Chairs
Dr Alyson Santoro, University of California, Santa Barbara, USA
Dr Alyson Santoro, University of California, Santa Barbara, USA
Dr Alyson Santoro is an Assistant Professor in the Department of Ecology, Evolution and Marine Biology at the University of California, Santa Barbara. Alyson’s research focuses on microbes involved in nutrient cycling in the ocean, especially of the element nitrogen. She is interested in cultivating new microbes and discovering novel ways of tracking their activity. This research combines laboratory experiments with field observations, and to date has used genomics, transcriptomics, proteomics and stable isotope geochemistry as tools to uncover the activity of microbes in the mesopelagic ocean.

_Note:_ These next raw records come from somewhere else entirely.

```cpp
int process_batch(pqa_ctx* c, int64_t first, int n, const pqa_device_clip* ref, const pqa_device_clip* dis,
                  const void* prev, int64_t prev_pitch_bytes) {
  const uint32_t feat = c->cfg.features;
  const int es = c->esize;
  for (int p = 0; p < c->n_planes; ++p) {
    if (ref->row_pitch[p] % es || dis->row_pitch[p] % es || ref->frame_pitch[p] % es || dis->frame_pitch[p] % es)
      return fail(c, PQA_EINVAL, "plane %d pitch is not a multiple of the sample size", p);
    if (!ref->plane[p] || !dis->plane[p]) return fail(c, PQA_EINVAL, "plane %d pointer is null", p);
  }
  {
    const int rc = check_slots_free(c, first, n);
    if (rc != PQA_OK) return rc;
  }
  c->started = true;
  const PlaneRun rY{ref->plane[0], ref->row_pitch[0] / es, ref->frame_pitch[0] / es};
  const PlaneRun dY{dis->plane[0], dis->row_pitch[0] / es, dis->frame_pitch[0] / es};
  const int w = c->pw[0], h = c->ph[0];
  hipStream_t st = c->stream;
  const bool multi = c->multi_stream && !(c->prof && c->prof_mask == 0xffffffffu);
  hipStream_t st_adm = multi ? c->aux[0] : st, st_misc = multi ? c->aux[1] : st;

  const int k = c->k_sub;
  int e0 = 0, sp_n = n;
  if (k > 1) {
    e0 = (int)((k - first % k) % k);
    sp_n = e0 < n ? (n - e0 + k - 1) / k : 0;
  }
  const bool fork_late = multi && c->multi_stream == 2 && (feat & PQA_FEAT_VIF) && !c->vif_fixed && sp_n > 0;
  if (multi && !fork_late) {
    HIPCHK(c, hipEventRecord(c->fork_ev, st));
    HIPCHK(c, hipStreamWaitEvent(st_adm, c->fork_ev, 0));
    HIPCHK(c, hipStreamWaitEvent(st_misc, c->fork_ev, 0));
  }
  const auto sub = [&](PlaneRun r) {
    return PlaneRun{(const uint8_t*)r.base + (int64_t)e0 * r.frame_pitch * es, r.row_pitch, r.frame_pitch * k};
  };
  const PlaneRun rYs = k > 1 ? sub(rY) : rY, dYs = k > 1 ? sub(dY) : dY;

  const void* p0 = prev;
  int64_t p0_pitch = prev_pitch_bytes;
  if (feat & PQA_FEAT_MOTION) {
    if (!p0 && (c->halo_armed || (c->have_last && c->last_index == first - 1))) {
      p0 = c->last_luma;
      p0_pitch = c->last_luma_pitch;
    }
    if (p0 && p0_pitch % es) return fail(c, PQA_EINVAL, "halo pitch is not a multiple of the sample size");
  }
  int vif_np[4] = {c->vif_tiles[0], c->vif_tiles[1], c->vif_tiles[2], c->vif_tiles[3]};
  int adm_np[4] = {c->adm_tiles[0], c->adm_tiles[1], c->adm_tiles[2], c->adm_tiles[3]};
  int motion_np = c->motion_tiles_n;

  if ((feat & PQA_FEAT_VIF) && sp_n > 0 && c->vif_fixed) {
    PlaneRun cr = rYs, cd = dYs;
    Elem ce = c->elem;
    int cw = w, ch = h;
    for (int s = 0; s < 4; ++s) {
      MutPlaneRun nr{nullptr, 0, 0}, nd{nullptr, 0, 0};
      if (s < 3) {
        Level& L = c->vif_lv[s + 1];
        nr = MutPlaneRun{L.ref, L.pitch, L.frame_pitch};
        nd = MutPlaneRun{L.dis, L.pitch, L.frame_pitch};
      }
      {
        ProfScope ps(c, s, sp_n, st);
        HIPCHK(c, launch_vif_fixed(st, s, (int)c->cfg.bit_depth, ce, cr, cd, sp_n, cw, ch, c->cfg.vif_enhn_gain_limit,
                                   c->vif_lut, c->vif_fx_part[s], nr, nd));
      }
      if (s < 3) {
        Level& L = c->vif_lv[s + 1];
        cr = PlaneRun{L.ref, L.pitch, L.frame_pitch};
        cd = PlaneRun{L.dis, L.pitch, L.frame_pitch};
        ce = ELEM_U16;
        cw = L.w; ch = L.h;
      }
    }
  } else if ((feat & PQA_FEAT_VIF) && sp_n > 0) {
    PlaneRun cr = rYs, cd = dYs;
    Elem ce = c->elem;
    int cw = w, ch = h;
    for (int s = 0; s < 4; ++s) {
      MutPlaneRun nr{nullptr, 0, 0}, nd{nullptr, 0, 0};
      if (s < 3) {
        Level& L = c->vif_lv[s + 1];
        nr = MutPlaneRun{L.ref, L.pitch, L.frame_pitch};
        nd = MutPlaneRun{L.dis, L.pitch, L.frame_pitch};
      }
      {
        ProfScope ps(c, s, sp_n, st);
        HIPCHK(c, launch_vif_stat(st, s, ce, cr, cd, sp_n, cw, ch, c->inv_scale,
                                  (float)c->cfg.vif_enhn_gain_limit, c->cfg.vif_border == PQA_VIF_BORDER_INTEGER,
                                  c->vif_part[s], nr, nd, c->vif_s0_mode, &vif_np[s], c->vif_uniform));
      }
      if (s == 0 && fork_late) {
        HIPCHK(c, hipEventRecord(c->fork_ev, st));
        HIPCHK(c, hipStreamWaitEvent(st_adm, c->fork_ev, 0));
        HIPCHK(c, hipStreamWaitEvent(st_misc, c->fork_ev, 0));
      }
      if (s < 3) {
        Level& L = c->vif_lv[s + 1];
        cr = PlaneRun{L.ref, L.pitch, L.frame_pitch};
        cd = PlaneRun{L.dis, L.pitch, L.frame_pitch};
        ce = ELEM_F32;
        cw = L.w; ch = L.h;
      }
    }
  }
  if ((feat & PQA_FEAT_ADM) && sp_n > 0 && c->adm_fixed) {
    PlaneRun cr = rYs, cd = dYs;
    Elem ce = c->elem;
    int cw = w, ch = h;
    for (int s = 0; s < 4; ++s) {
      MutPlaneRun lr{nullptr, 0, 0}, ld{nullptr, 0, 0};
      if (s < 3) {
        Level& L = c->adm_lv[s + 1];
        lr = MutPlaneRun{L.ref, L.pitch, L.frame_pitch};
        ld = MutPlaneRun{L.dis, L.pitch, L.frame_pitch};
      }
      {
        ProfScope ps(c, 7 + s, sp_n, st_adm);
        HIPCHK(c, launch_adm_fixed(st_adm, s, (int)c->cfg.bit_depth, ce, cr, cd, sp_n, cw, ch,
                                   c->cfg.adm_enhn_gain_limit, c->adm_div_lut, lr, ld, c->adm_fx_part[s]));
      }
      if (s < 3) {
        Level& L = c->adm_lv[s + 1];
        cr = PlaneRun{L.ref, L.pitch, L.frame_pitch};
        cd = PlaneRun{L.dis, L.pitch, L.frame_pitch};
        ce = ELEM_F32;
        cw = L.w; ch = L.h;
      }
// ... 11 lines not shown
      if (launch_adm_pyramid(st_adm, ce, cr, cd, sp_n, cw, ch, c->inv_scale, (float)c->cfg.adm_enhn_gain_limit,
                             MutPlaneRun{L2.ref, L2.pitch, L2.frame_pitch}, MutPlaneRun{L2.dis, L2.pitch, L2.frame_pitch},
                             c->adm_part[0], c->adm_part[1], &np, &perr)) {
        HIPCHK(c, perr);
        adm_np[0] = adm_np[1] = np;
        cr = PlaneRun{L2.ref, L2.pitch, L2.frame_pitch};
        cd = PlaneRun{L2.dis, L2.pitch, L2.frame_pitch};
        ce = ELEM_F32;
        cw = L2.w; ch = L2.h;
        s = 2;
      }
    }
    for (; s < 4; ++s) {
      MutPlaneRun lr{nullptr, 0, 0}, ld{nullptr, 0, 0};
      if (s < 3) {
        Level& L = c->adm_lv[s + 1];
        lr = MutPlaneRun{L.ref, L.pitch, L.frame_pitch};
        ld = MutPlaneRun{L.dis, L.pitch, L.frame_pitch};
      }
      {
        ProfScope ps(c, 7 + s, sp_n, st_adm);
        HIPCHK(c, launch_adm_scale(st_adm, s, ce, cr, cd, sp_n, cw, ch, c->inv_scale,
                                   (float)c->cfg.adm_enhn_gain_limit, lr, ld, c->adm_part[s], c->adm_mode, &adm_np[s]));
      }
      if (s < 3) {
        Level& L = c->adm_lv[s + 1];
        cr = PlaneRun{L.ref, L.pitch, L.frame_pitch};
        cd = PlaneRun{L.dis, L.pitch, L.frame_pitch};
        ce = ELEM_F32;
        cw = L.w; ch = L.h;
      }
    }
  }
  if (feat & PQA_FEAT_MOTION) {
    ProfScope ps(c, 11, n, st_misc);
    if (c->motion_fixed)
      HIPCHK(c, launch_motion_fixed(st_misc, (int)c->cfg.bit_depth, c->elem, rY, p0, p0 ? p0_pitch / es : 0, n, w, h,
                                    c->motion_fx_part));
    else
      HIPCHK(c, launch_motion(st_misc, c->elem, rY, p0, p0 ? p0_pitch / es : 0, n, w, h, c->inv_scale, c->motion_part,
                              c->motion_mode, &motion_np));
  }
  int n_sse = 0, n_ssim = 0;
  bool sse_a[3] = {false, false, false}, sse_b[3] = {false, false, false}, sse_t[3] = {false, false, false};
  const bool both = (feat & PQA_FEAT_PSNR) && (feat & PQA_FEAT_SSIM);
  if (feat & PQA_FEAT_PSNR) {
    n_sse = c->n_planes;
    ProfScope ps(c, 12, n, st_misc);
    for (int p = 0; p < c->n_planes; ++p) {
      const PlaneRun a{dis->plane[p], dis->row_pitch[p] / es, dis->frame_pitch[p] / es};
      const PlaneRun b{ref->plane[p], ref->row_pitch[p] / es, ref->frame_pitch[p] / es};
      const int pw = c->pw[p], ph = c->ph[p];
      if (both && c->ssim_tiles_n[p] > 0) {
        sse_t[p] = true;
        const int w4 = (pw >> 2) << 2, h4 = (ph >> 2) << 2;
        if (w4 < pw) {
          const PlaneRun ar{(const uint8_t*)a.base + (int64_t)w4 * es, a.row_pitch, a.frame_pitch};
          const PlaneRun br{(const uint8_t*)b.base + (int64_t)w4 * es, b.row_pitch, b.frame_pitch};
          HIPCHK(c, launch_sse(st_misc, c->elem, ar, br, n, pw - w4, ph, c->sse_part[p]));
          sse_a[p] = true;
        }
        if (h4 < ph) {
          const PlaneRun ab{(const uint8_t*)a.base + (int64_t)h4 * a.row_pitch * es, a.row_pitch, a.frame_pitch};
          const PlaneRun bb{(const uint8_t*)b.base + (int64_t)h4 * b.row_pitch * es, b.row_pitch, b.frame_pitch};
          HIPCHK(c, launch_sse(st_misc, c->elem, ab, bb, n, w4, ph - h4, c->sse_part_b[p]));
          sse_b[p] = true;
        }
      } else {
        HIPCHK(c, launch_sse(st_misc, c->elem, a, b, n, pw, ph, c->sse_part[p]));
        sse_a[p] = true;
      }
    }
  }
  if (feat & PQA_FEAT_SSIM) {
// ... 178 lines not shown
        spp[z] = c->st_hist_pitch / es;
      }
    }
    if (prev) {
      if (prev_pitch_bytes % es) return fail(c, PQA_EINVAL, "halo pitch is not a multiple of the sample size");
      sp0[1] = prev;
      spp[1] = prev_pitch_bytes / es;
    }
    const PlaneRun sc[2] = {dY, rY};
    const bool sfull[2] = {(feat & PQA_FEAT_SITI_DIS_FULL) != 0, (feat & PQA_FEAT_SITI_REF_FULL) != 0};
    HIPCHK(c, launch_siti(st_misc, c->elem, sc, sp0, spp, sfull, 2, n, w, h, c->st_part, c->ext4, PQA_EXT4_DOUBLES,
                          (int)(first % c->capacity), c->capacity, nullptr));
  }
  if (feat & PQA_FEAT_INTEGRITY) {
    if (c->ig_armed) {
      c->ig_hist_idx = first - 1;
      c->ig_armed = false;
    }
    const bool have = c->ig_hist_idx >= 0 && c->ig_hist_idx == first - 1;
    PlaneRun cur[3] = {};
    const void* ip0[3] = {nullptr, nullptr, nullptr};
    int64_t ipp[3] = {0, 0, 0};
    for (int p = 0; p < c->n_planes; ++p) {
      cur[p] = PlaneRun{dis->plane[p], dis->row_pitch[p] / es, dis->frame_pitch[p] / es};
      if (have) {
        ip0[p] = c->ig_hist[p];
        ipp[p] = c->ig_hist_pitch[p] / es;
      }
    }
    HIPCHK(c, launch_integrity(st_misc, c->elem, cur, ip0, ipp, c->pw, c->ph, c->n_planes, n, false, c->black_thr,
                               c->ig_part, c->ext5, PQA_EXT5_DOUBLES, (int)(first % c->capacity), c->capacity, nullptr));
  }

  if (multi) {
    HIPCHK(c, hipEventRecord(c->join_ev[0], st_adm));
    HIPCHK(c, hipEventRecord(c->join_ev[1], st_misc));
    HIPCHK(c, hipStreamWaitEvent(st, c->join_ev[0], 0));
    HIPCHK(c, hipStreamWaitEvent(st, c->join_ev[1], 0));
  }

  FinalizeArgs fa{};
  for (int s = 0; s < 4; ++s) {
    fa.vif_part[s] = c->vif_part[s]; fa.vif_tiles[s] = c->vif_fixed ? c->vif_tiles[s] : vif_np[s];
    fa.vif_fx_part[s] = c->vif_fixed ? c->vif_fx_part[s] : nullptr;
    fa.adm_part[s] = c->adm_part[s]; fa.adm_tiles[s] = c->adm_fixed ? c->adm_tiles[s] : adm_np[s]; fa.adm_area[s] = c->adm_area[s];
    fa.adm_fx_part[s] = c->adm_fixed ? c->adm_fx_part[s] : nullptr;
    fa.adm_fx_tiles_x[s] = adm_tiles_x(c->adm_fx[s].band_w);
    fa.adm_fx_top[s] = c->adm_fx[s].top; fa.adm_fx_bottom[s] = c->adm_fx[s].bottom;
    fa.adm_fx_num_shift[s] = c->adm_fx[s].num_row_shift; fa.adm_fx_den_shift[s] = c->adm_fx[s].den_row_shift;
  }
  fa.motion_part = c->motion_part;
  fa.motion_tiles = c->motion_fixed ? c->motion_tiles_n : motion_np;
  fa.motion_norm = (double)c->inv_scale / ((double)w * h);
  fa.motion_fx_part = c->motion_fixed ? c->motion_fx_part : nullptr;
  fa.motion_wh = (unsigned)w * (unsigned)h;
  for (int p = 0; p < 3; ++p) {
    fa.sse_part[p] = c->sse_part[p];
    fa.sse_use_a[p] = sse_a[p] ? 1 : 0;
    fa.sse_part_b[p] = sse_b[p] ? c->sse_part_b[p] : nullptr;
    fa.sse_tile_part[p] = sse_t[p] ? c->sse_tile_part[p] : nullptr;
    fa.ssim_part[p] = c->ssim_part[p]; fa.ssim_tiles[p] = c->ssim_tiles_n[p]; fa.ssim_norm[p] = c->ssim_norm[p];
  }
  fa.adm_fx_acc = c->adm_fx_acc;
  fa.records = c->records;
  fa.record_stride = PQA_RECORD_DOUBLES;
  fa.capacity = c->capacity;
  {
    ProfScope ps(c, 14, n, st);
    if (k > 1) {
      if (sp_n > 0 && (feat & (PQA_FEAT_VIF | PQA_FEAT_ADM))) {
// ... 380 lines not shown
  }
  if (c->B > 256) c->B = 256;
  c->HB = c->B < 8 ? c->B : 8;
  c->capacity = cfg->result_capacity ? (int)cfg->result_capacity : 16384;
  if (c->capacity < c->B) c->capacity = c->B;
  c->k_sub = cfg->n_subsample > 1 ? (int)cfg->n_subsample : 1;
  if (c->cfg.vif_enhn_gain_limit <= 0) c->cfg.vif_enhn_gain_limit = 100.0;
  if (c->cfg.adm_enhn_gain_limit <= 0) c->cfg.adm_enhn_gain_limit = 100.0;
  c->elem = cfg->bit_depth > 8 ? ELEM_U16 : ELEM_U8;
  c->esize = cfg->bit_depth > 8 ? 2 : 1;
  c->inv_scale = 1.0f / (float)(1 << (cfg->bit_depth - 8));
  c->n_planes = (int)cfg->n_planes;
  c->pw[0] = (int)cfg->width; c->ph[0] = (int)cfg->height;
  for (int p = 1; p < 3; ++p) {
    c->pw[p] = (int)((cfg->width + (1u << cfg->chroma_hshift) - 1) >> cfg->chroma_hshift);
    c->ph[p] = (int)((cfg->height + (1u << cfg->chroma_vshift) - 1) >> cfg->chroma_vshift);
  }

  auto bail = [&](int rc) {
    g_create_error = c->err;
    pqa_destroy(c);
    return rc;
  };
#define CREATE_TRY(expr) do { int rc_ = (expr); if (rc_ != PQA_OK) return bail(rc_); } while (0)
#define CREATE_HIP(expr) do { hipError_t e_ = (expr); if (e_ != hipSuccess) { \
    fail(c, e_ == hipErrorOutOfMemory ? PQA_ENOMEM : PQA_EDEVICE, "%s failed: %s", #expr, hipGetErrorString(e_)); \
    return bail(e_ == hipErrorOutOfMemory ? PQA_ENOMEM : PQA_EDEVICE); } } while (0)

  CREATE_HIP(hipSetDevice(c->device));
  CREATE_HIP(hipStreamCreateWithFlags(&c->own_stream, hipStreamNonBlocking));
  c->stream = c->own_stream;
  {
    const char* e = getenv("PQA_MULTI_STREAM");
    c->multi_stream = (e && e[0] == '1') ? 1 : (e && e[0] == '2') ? 2 : 0;
    const char* t = getenv("PQA_TRACE");
    c->trace = t && t[0] == '1';
    const char* v = getenv("PQA_VIF_MFMA");
    c->vif_s0_mode = (v && v[0] == '0') ? VIF_S0_VALU : VIF_S0_AUTO;
    const char* vu = getenv("PQA_VIF_UNIFORM");
    c->vif_uniform = !(vu && vu[0] == '0');
    const char* am = getenv("PQA_ADM_MARCH");
    const char* ap = getenv("PQA_ADM_PYRAMID");
    c->adm_mode = (am && am[0] == '0') ? ADM_TILED : (ap && ap[0] == '0') ? ADM_MARCH : ADM_AUTO;
    const char* mm = getenv("PQA_MOTION_MARCH");
    c->motion_mode = (mm && mm[0] == '0') ? MOTION_TILED : MOTION_AUTO;
    const char* xm = getenv("PQA_XSSE_MFMA");
    c->xsse_mfma = !(xm && xm[0] == '0');
  }
  for (int i = 0; i < 2; ++i) {
    CREATE_HIP(hipStreamCreateWithFlags(&c->aux[i], hipStreamNonBlocking));
    CREATE_HIP(hipEventCreateWithFlags(&c->join_ev[i], hipEventDisableTiming));
  }
  CREATE_HIP(hipEventCreateWithFlags(&c->fork_ev, hipEventDisableTiming));
  for (int i = 0; i < kBatchEvents; ++i) CREATE_HIP(hipEventCreateWithFlags(&c->batch_ev[i], hipEventDisableTiming));
  try {
    c->ring.init(c->capacity);
  } catch (...) {
    fail(c, PQA_ENOMEM, "out of host memory");
    return bail(PQA_ENOMEM);
  }

  c->vif_fixed = (cfg->features & PQA_FEAT_VIF) && (cfg->fixed_point & PQA_FIXED_VIF);
  c->motion_fixed = (cfg->features & PQA_FEAT_MOTION) && (cfg->fixed_point & PQA_FIXED_MOTION);
  c->adm_fixed = (cfg->features & PQA_FEAT_ADM) && (cfg->fixed_point & PQA_FIXED_ADM);
  if (c->adm_fixed) {
    std::vector<int32_t> lut(65537);
    adm_fixed_div_table(lut.data());
// ... 716 lines not shown
```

A particular focus of the lab is the marine archaea, a largely uncultured group of microbes. Findings from their recent research include the discovery that archaea in the ocean can make the greenhouse gas nitrous oxide, and that some marine archaea have exceptionally small genomes. Alyson received her PhD in Environmental Engineering at Stanford University and completed a postdoctoral fellowship at Woods Hole Oceanographic Institution.
09:00-09:30
Short-range interactions govern cellular dynamics in microbial multi-genotype systems
Professor Martin Ackermann, ETH Zurich and Eawag, Switzerland
Abstract
Many microorganisms live in communities that are spatially structured, for example in biofilms. Such communities exhibit activities and functions that are shaped by metabolic interactions between the community member. Interactions are expected to mainly occur between cells that are close in space. As a consequence, the nature and strength of the interactions that will occur will depend on the spatial arrangement of different types of microbial cells. In turn, the spatial arrangement is expected to be shaped by metabolic interactions, which determine regions where a given cell type grows well. The Ackermann group’s goal here is to better understand this interplay between the spatial arrangement of different types of microbial cells and the interactions that arise between them. Working with synthetic consortia of different E. coli strains with well-defined metabolic interactions, Martin can quantify the spatial range over which interactions occur and understand the consequences for the spatial self-organisation of these multi-genotype systems. The goal of this work is to contribute to identifying general principles that govern how different types of microorganisms organise in space, and how this spatial self-organisation shapes the activities and functions of microbial systems.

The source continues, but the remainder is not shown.